During a meeting in Ljubljana, Slovenia—marking a departure from its typical venue in Frankfurt—the ECB’s rate-setting council is expected to adjust the benchmark rate from 3.5% to 3.25%.

If realized, this will mark the third consecutive rate cut since June.

Inflation trends have surprised analysts, declining more sharply than anticipated.

In September, inflation dropped to 1.8%, dipping below the ECB’s target of 2% for the first time since 2020.

Given the mounting evidence of stagnation in the eurozone, which reported a meager 0.3% growth in the second quarter, many experts believe that ECB President Christine Lagarde will be inclined to further rate reductions, potentially in December.

Holger Schmieding, chief economist at Berenberg Bank, noted:

The trends in the real economy and inflation support the case for lower rates.

The global decline in inflation can largely be attributed to central banks raising borrowing costs sharply from near-zero levels during the Covid-19 pandemic.

This spike in rates was initially a response to rising prices caused by supply chain disruptions, further exacerbated by Russia’s invasion of Ukraine, which significantly increased energy prices.

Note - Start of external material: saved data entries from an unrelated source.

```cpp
inline int align_up(int v, int a) { return (v + a - 1) / a * a; }

struct Geometry {
  VsfGeom g{};
  std::vector<VsfLevel> levels;
  std::vector<uint32_t> units;
  std::vector<VsfTap> xt, yt;
  std::vector<uint32_t> blur_mma_units, blur_mma_units_small;
  std::vector<uint4> blur_tcol, blur_tv;
  int blur_bias = 0;
};

struct DevSet {
  VsfDev d{};
  VsfLevel* levels = nullptr;
  uint32_t* units = nullptr;
  uint32_t* blur_mma_units = nullptr;
  uint32_t* blur_mma_units_small = nullptr;
  uint4* blur_tcol = nullptr;
  uint4* blur_tv = nullptr;
  uint2* ic_table = nullptr;
  bool ready = false;
};

bool build_geometry(const vsf_params& p, bool orb, bool nms, Geometry* out);
void gaussian_taps(int k[4]);
std::vector<uint2> build_ic_table();
std::vector<int> orb_umax(int patch_size);

}

// ... 329 lines not shown
```

vision_slam_frontend_amd/csrc/vsf_debug.hip:

```cpp
#include <algorithm>
#include <cfloat>
#include <climits>
#include <cmath>
#include <cstdio>
#include <cstring>
#include <new>
#include <vector>

#include "vsf_ctx.h"

using namespace vsfi;

extern "C" {

vsf_status vsf_debug_inject_hip_error(vsf_ctx* ctx, int code) {
  VsfErrorScope scope_(ctx);
  if (!ctx || code <= 0) return VSF_ERR_INVALID_ARG;
  vsf_note((hipError_t)code);
  return VSF_OK;
}

vsf_status vsf_debug_jpeg_serial(vsf_ctx* ctx, int on) {
  VsfErrorScope scope_(ctx);
  if (!ctx) return VSF_ERR_INVALID_ARG;
// ... 188 lines not shown
  Geometry G;
  if (!build_geometry(*p, orb != 0, nms != 0, &G)) return VSF_ERR_INVALID_ARG;
  const int n = G.g.nwork_full + G.g.nwork_pack * VSF_FAST_PACK_WORDS;
  *n_words = n;
  *n_full = G.g.nwork_full;
  for (int l = 0; l < (int)G.levels.size() && l < level_cap; l++) {
    const VsfLevel& L = G.levels[l];
    const int32_t v[10] = {L.w, L.h, L.x_lo, L.x_hi, L.y_lo, L.y_hi, L.fast_a0, L.nbands, L.nstrips, L.unit0};
    memcpy(levels_out + 10 * l, v, sizeof(v));
  }
  if (n > cap) return VSF_ERR_CAPACITY;
  if (n > 0) memcpy(words, G.units.data(), (size_t)n * sizeof(uint32_t));
  return VSF_OK;
}

vsf_status vsf_debug_level_keypoints(vsf_ctx* ctx, int image, int level, vsf_keypoint* kp_out, int cap, int* n_out) {
  VsfErrorScope scope_(ctx);
  if (!ctx || !n_out || !ctx->last_valid || image < 0 || image >= ctx->last_images.n || level < 0 ||
      level >= ctx->orb.g.nlevels)
    return VSF_ERR_INVALID_ARG;
  VSF_HIP(hipSetDevice(ctx->device));
  VSF_HIP(hipStreamSynchronize(ctx->stream));
  const VsfLevel& L = ctx->orb.levels[level];
  const VsfGeom& g = ctx->orb.g;
  int32_t n = 0;
  VSF_HIP(hipMemcpy(&n, ctx->dorb.d.lvl_count + (size_t)image * g.nlevels + level, sizeof(int32_t),
                    hipMemcpyDeviceToHost));
  std::vector<VsfLevelKp> v(std::max(n, 1));
  if (n > 0)
    VSF_HIP(hipMemcpy(v.data(), ctx->dorb.d.lvlkp + (size_t)image * g.lvlkp_entries + L.kp_offset,
// ... 10 lines not shown
```

vision_slam_frontend_amd/csrc/vsf_geometry.hip:

```cpp
#include <algorithm>
#include <cfloat>
#include <climits>
#include <cmath>
#include <cstdio>
#include <cstring>
#include <new>
#include <vector>

#include "vsf_ctx.h"

using namespace vsfi;

namespace {

inline int cvRoundD(double v) { return (int)std::nearbyint(v); }
inline int cvRoundF(float v) { return (int)std::nearbyintf(v); }
inline int cvFloorD(double v) {
  const int i = cvRoundD(v);
  return i - ((float)(v - i) < 0);
}
inline int cvCeilD(double v) {
  const int i = cvRoundD(v);
  return i + ((float)(i - v) < 0);
}
// ... 106 lines not shown
  for (int op = 0; op < 4; op++)
    for (int lane = 0; lane < 64; lane++) {
      const int n = lane & 31, h = lane >> 5, s = op & 1;
      uint16_t e[8];
      for (int j = 0; j < 8; j++) {
        const int row = 16 * s + 8 * (j >> 2) + 4 * h + (j & 3), d = row - n;
        const int tap = (n < VSF_BLUR_MMA_ROWS && d >= 0 && d < 7) ? k[d] : 0;
        e[j] = f16_bits_of_small_int(op >= 2 ? tap * 256 : tap);
      }
      uint4 v;
      memcpy(&v, e, 16);
      G->blur_tv.push_back(v);
    }
}

bool build_geometry(const vsf_params& p, bool orb, bool nms, Geometry* out) {
  Geometry& G = *out;
  const int nlevels = orb ? p.nlevels : 1;
  const int border = orb ? std::max(p.edge_threshold, 3) : 3;
  G.levels.assign(nlevels, VsfLevel{});
  G.g.nlevels = nlevels;
  G.g.width = p.width;
  G.g.height = p.height;
  const double scale_factor = (double)p.scale_factor;
  std::vector<int> nfeat(nlevels, 0);
  if (orb) {
    const float factor = (float)(1.0 / scale_factor);
    float nd = p.nfeatures * (1 - factor) / (1 - (float)std::pow((double)factor, (double)nlevels));
    int sum = 0;
    for (int l = 0; l < nlevels - 1; l++) {
// ... 107 lines not shown
      const VsfLevel& L = G.levels[c.level];
      mixed |= c.rows != c0.rows;
      rim |= L.y_lo - 1 < 3 || L.y_hi >= L.h - 3;
      w[4 + 2 * j] = ((uint32_t)c.level << 24) | ((uint32_t)c.band << 16) | (uint32_t)c.strip;
      w[5 + 2 * j] = (uint32_t)first | ((uint32_t)c.lanes << 8) | ((uint32_t)c.rows << 16);
      first += c.lanes;
    }
    w[2] = (uint32_t)mixed;
    w[3] = (uint32_t)rim;
    packs.insert(packs.end(), w, w + VSF_FAST_PACK_WORDS);
  }
  G.g.nwork_full = (int)G.units.size();
  G.g.nwork_pack = (int)(packs.size() / VSF_FAST_PACK_WORDS);
  G.units.insert(G.units.end(), packs.begin(), packs.end());
  if (G.units.empty()) G.units.push_back(0);
  G.g.lvlkp_entries = std::max(kp_off, 1);
  if (orb) {
    for (int l = 1; l < nlevels; l++) {
      VsfLevel& L = G.levels[l];
      const VsfLevel& P = G.levels[l - 1];
      L.xtab = (uint32_t)G.xt.size();
      L.ytab = (uint32_t)G.yt.size();
      build_taps(P.w, P.h, L.w, L.h, &G.xt, &G.yt);
      {
        const double sx = 1. / ((double)L.w / P.w), sy = 1. / ((double)L.h / P.h);
        memcpy(L.rscale_x, &sx, 8);
        memcpy(L.rscale_y, &sy, 8);
      }
      if (P.w < 8) return false;
      for (int x4 = 0; x4 < L.w; x4 += 4) {
// ... 84 lines not shown
```

vision_slam_frontend_amd/csrc/vsf_internal.h:

```cpp
#ifndef VSF_INTERNAL_H_
#define VSF_INTERNAL_H_

#include <hip/hip_runtime.h>
#include <stdint.h>

#include <vector>

#include "../../include/vsf.h"

#define VSF_FAST_BAND_COLS 248
#define VSF_FAST_PACK_SEGS 8
#define VSF_FAST_PACK_WORDS (4 + 2 * VSF_FAST_PACK_SEGS)
#define VSF_FAST_STRIP_ROWS 32
#define VSF_FAST_RS_STRIDE (VSF_FAST_STRIP_ROWS + 2)
#define VSF_BLUR_MMA_ROWS 26
#define VSF_BLUR_MMA_STEPS 16
#define VSF_BLUR_MMA_STEPS_SMALL 2
#define VSF_BLUR_TILE_OFFSET(pitch, x, y) \
  ((uint32_t)((y) >> 2) * (uint32_t)((pitch) * 4) + ((uint32_t)((x) >> 5) << 7) + ((uint32_t)((y) & 3) << 5) + (uint32_t)((x) & 31))
#define VSF_SORT_LDS_ROWS 4096
#define VSF_IC_ITEMS 320

struct VsfLevel {
  int32_t w, h;
  int32_t pitch;
  uint32_t offset;
  float scale;
  int32_t nfeatures;
// ... 26 lines not shown

struct VsfLevelKp {
  uint32_t xy;
  float response;
  float angle;
  float ca, sb;
};

struct VsfGeom {
  int nlevels;
  int width, height;
  uint32_t pyr_bytes;
  uint32_t cand_entries;
  int nunits;
  int nwork_full, nwork_pack;
  int lvlkp_entries;
  uint64_t pyramid_pixels;
};

struct VsfTuning {
  int fast_both_max = 16;
  int select_wide = 1;
  int pipe_priority = 0;
  int pipe_after_fast = 1;
  int select_big_class = 1;
  int jpeg_serial = 0;
  int pyramid_few = 16;
  int pyramid_chain = 8;
  int pyramid_rows = 6;
  int pyramid_tail_min = 0;
// ... 18 lines not shown
    if (ctx && enter) vsf_ctx_enter(ctx);
  }
  ~VsfErrorScope() {
    if (ctx && vsf_tls_hip_error != 0) vsf_ctx_absorb_noted_error(ctx);
  }
  VsfErrorScope(const VsfErrorScope&) = delete;
  VsfErrorScope& operator=(const VsfErrorScope&) = delete;
};
hipError_t vsf_prepare_sort_kernels(int lds_limit);
hipError_t vsf_prepare_pyramid_kernels(int lds_limit);
hipError_t vsf_prepare_jpeg_kernels(int lds_limit);

struct VsfDev {
  const VsfLevel* levels;
  const uint32_t* units;
  uint8_t* pyr;
  uint8_t* blur;
  uint32_t* cand;
  uint16_t* rowstart;
  uint32_t* scratch;
  VsfLevelKp* lvlkp;
  const uint2* ic_table;
  int32_t* lvl_count;
  int32_t* status;
  int status_stride;
  const VsfTuning* tune;
};

struct VsfImages {
  const uint8_t* base;
// ... 206 lines not shown
```

Measured before the change: 43020.

## Chain vertically adjacent FAST strips into one wave march

Adds a host-built chain table that groups up to four vertically consecutive FAST strip cells (both full and packed work items) so a single wave marches through them continuously. Row-start and candidate segment pointers are advanced at each strip seam instead of ending the wave. This avoids reloading the halo rows at each strip boundary and cuts per-item setup cost. In exchange there are fewer, longer work items, sorted longest first, which can reduce parallelism and load balance on small levels.

Result: slower. 42370 (-1.5%).

```diff
diff --git a/include/vsf.h b/include/vsf.h
--- a/include/vsf.h
+++ b/include/vsf.h
@@ -278,6 +278,8 @@
                                      int* n_out);
 vsf_status vsf_debug_fast_work(const vsf_params* p, int orb, int nms, uint32_t* words, int cap, int* n_words, int* n_full,
                                int32_t* levels_out, int level_cap);
+vsf_status vsf_debug_fast_chains(const vsf_params* p, int orb, int nms, int32_t* items, int item_cap, int* n_items,
+                                 int32_t* chain_begin, int chain_cap, int* n_chains, int* n_full_chains, int* chain_max);
 vsf_status vsf_debug_level_keypoints(vsf_ctx* ctx, int image, int level, vsf_keypoint* kp_out, int cap,
                                      int* n_out);
 vsf_status vsf_debug_retain_best(vsf_ctx* ctx, uint32_t* key_bits, uint32_t* ids, int n, int n_points, int use_lds,
diff --git a/vision_slam_frontend_amd/capi.py b/vision_slam_frontend_amd/capi.py
--- a/vision_slam_frontend_amd/capi.py
+++ b/vision_slam_frontend_amd/capi.py
@@ -23,7 +23,7 @@
     "vsf_params_default", "vsf_params_set_ratio", "vsf_create", "vsf_destroy", "vsf_status_string",
     "vsf_last_hip_error", "vsf_get_params", "vsf_set_stream", "vsf_sync", "vsf_level_info", "vsf_extract",
     "vsf_fast_detect", "vsf_knn2_hamming", "vsf_get_matches", "vsf_extract_pair", "vsf_get_matches_multi", "vsf_extract_batch_dev", "vsf_match_batch_dev",
-    "vsf_stereo_batch_dev", "vsf_set_lanes", "vsf_set_pipeline", "vsf_set_blur_overlap", "vsf_set_fast_resident", "vsf_get_fast_resident", "vsf_remove_ambig_stereo_batch_dev", "vsf_feature_matches_batch_dev", "vsf_bayer_bg_to_gray_batch_dev", "vsf_debug_level_image", "vsf_debug_fast_candidates", "vsf_debug_fast_work", "vsf_debug_level_keypoints",
+    "vsf_stereo_batch_dev", "vsf_set_lanes", "vsf_set_pipeline", "vsf_set_blur_overlap", "vsf_set_fast_resident", "vsf_get_fast_resident", "vsf_remove_ambig_stereo_batch_dev", "vsf_feature_matches_batch_dev", "vsf_bayer_bg_to_gray_batch_dev", "vsf_debug_level_image", "vsf_debug_fast_candidates", "vsf_debug_fast_work", "vsf_debug_fast_chains", "vsf_debug_level_keypoints",
     "vsf_algorithmic_bytes_per_image", "vsf_pyramid_pixels", "vsf_profile_enable", "vsf_profile_read",
     "vsf_stage_name", "vsf_debug_retain_best", "vsf_debug_sort_trim", "vsf_stereo_residuals_batch_dev", "vsf_stereo_thresholds_dev",
     "vsf_stereo_filter_batch_dev", "vsf_vision_features_batch_dev", "vsf_packed_outputs_capacity",
@@ -240,6 +240,7 @@
         L.vsf_debug_level_image.argtypes = [vp, i32, i32, i32, vp, sz]
         L.vsf_debug_fast_candidates.argtypes = [vp, i32, i32, vp, i32, ip]
         L.vsf_debug_fast_work.argtypes = [vp, i32, i32, vp, i32, ip, ip, vp, i32]
+        L.vsf_debug_fast_chains.argtypes = [vp, i32, i32, vp, i32, ip, vp, i32, ip, ip, ip]
         L.vsf_debug_level_keypoints.argtypes = [vp, i32, i32, vp, i32, ip]
         L.vsf_algorithmic_bytes_per_image.argtypes = [vp]
         L.vsf_algorithmic_bytes_per_image.restype = C.c_uint64
diff --git a/vision_slam_frontend_amd/csrc/k_fast.hip b/vision_slam_frontend_amd/csrc/k_fast.hip
--- a/vision_slam_frontend_amd/csrc/k_fast.hip
+++ b/vision_slam_frontend_amd/csrc/k_fast.hip
@@ -12,6 +12,8 @@
   const VsfLevel* levels;
   const uint32_t* units;
   int nwork_full;
+  const uint32_t* chains;
+  int nchain_full;
   int nunits;
   const uint8_t* img0;
   size_t img0_stride;
@@ -141,10 +143,12 @@
 }
 
 template <bool PACK, bool NMS>
-__device__ __forceinline__ void fast_march_body(const FastArgs& a, int work, int image) {
+__device__ __forceinline__ void fast_march_body(const FastArgs& a, int chain, int image) {
   const int lane = threadIdx.x & 63;
-  int level, band, strip, hl, nl, nrows0 = 0;
-  bool valid = true, mixed = false, rim = false;
+  const uint32_t cw = uniform_copy(a.chains + (PACK ? a.nchain_full : 0) + chain);
+  const int work = (int)(cw >> 12), nrows0 = (int)(cw & 0xFFFu);
+  int level, band, strip, hl, nl;
+  bool valid = true, rim = false;
   VsfLevel L;
   if constexpr (PACK) {
     struct Item {
@@ -155,8 +159,6 @@
 #pragma unroll
     for (int k = 1; k < VSF_FAST_PACK_SEGS; k++)
       if (k < (int)P.w[0] && lane >= (int)(P.w[5 + 2 * k] & 0xFFu)) w0 = P.w[4 + 2 * k], w1 = P.w[5 + 2 * k];
-    nrows0 = (int)P.w[1];
-    mixed = P.w[2] != 0u;
     rim = P.w[3] != 0u;
     level = (int)(w0 >> 24), band = (int)((w0 >> 16) & 0xFF), strip = (int)(w0 & 0x7FFF);
     hl = lane - (int)(w1 & 0xFFu);
@@ -187,8 +189,8 @@
   const int c0 = bx0 - 4 + 4 * hl;
   const bool loadable = valid && c0 >= 0 && c0 + 3 < pitch;
   const int ys = L.y_lo + strip * SR;
-  const int nrows = valid ? min(SR, L.y_hi - ys) : 0;
-  if constexpr (!PACK) nrows0 = nrows;
+  const int nrows = valid ? min(nrows0, L.y_hi - ys) : 0;
+  const bool mixed = PACK && __builtin_amdgcn_ballot_w64(valid && nrows != nrows0) != 0ull;
   const int sx_lo = max(L.x_lo - 1, 3), sx_hi = min(L.x_hi + 1, L.w - 3);
   uint32_t sm02 = 0, sm13 = 0, em02 = 0, em13 = 0;
 #pragma unroll
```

Established in 1999 alongside the launch of the euro, the ECB began its rate hike cycle in the summer of 2021, eventually reaching a historic high of 4% in September 2023.

This strategy aimed to combat inflation by making borrowing costlier for both consumers and businesses.

However, these measures have also had repercussions, contributing to a slowdown in economic growth across the region.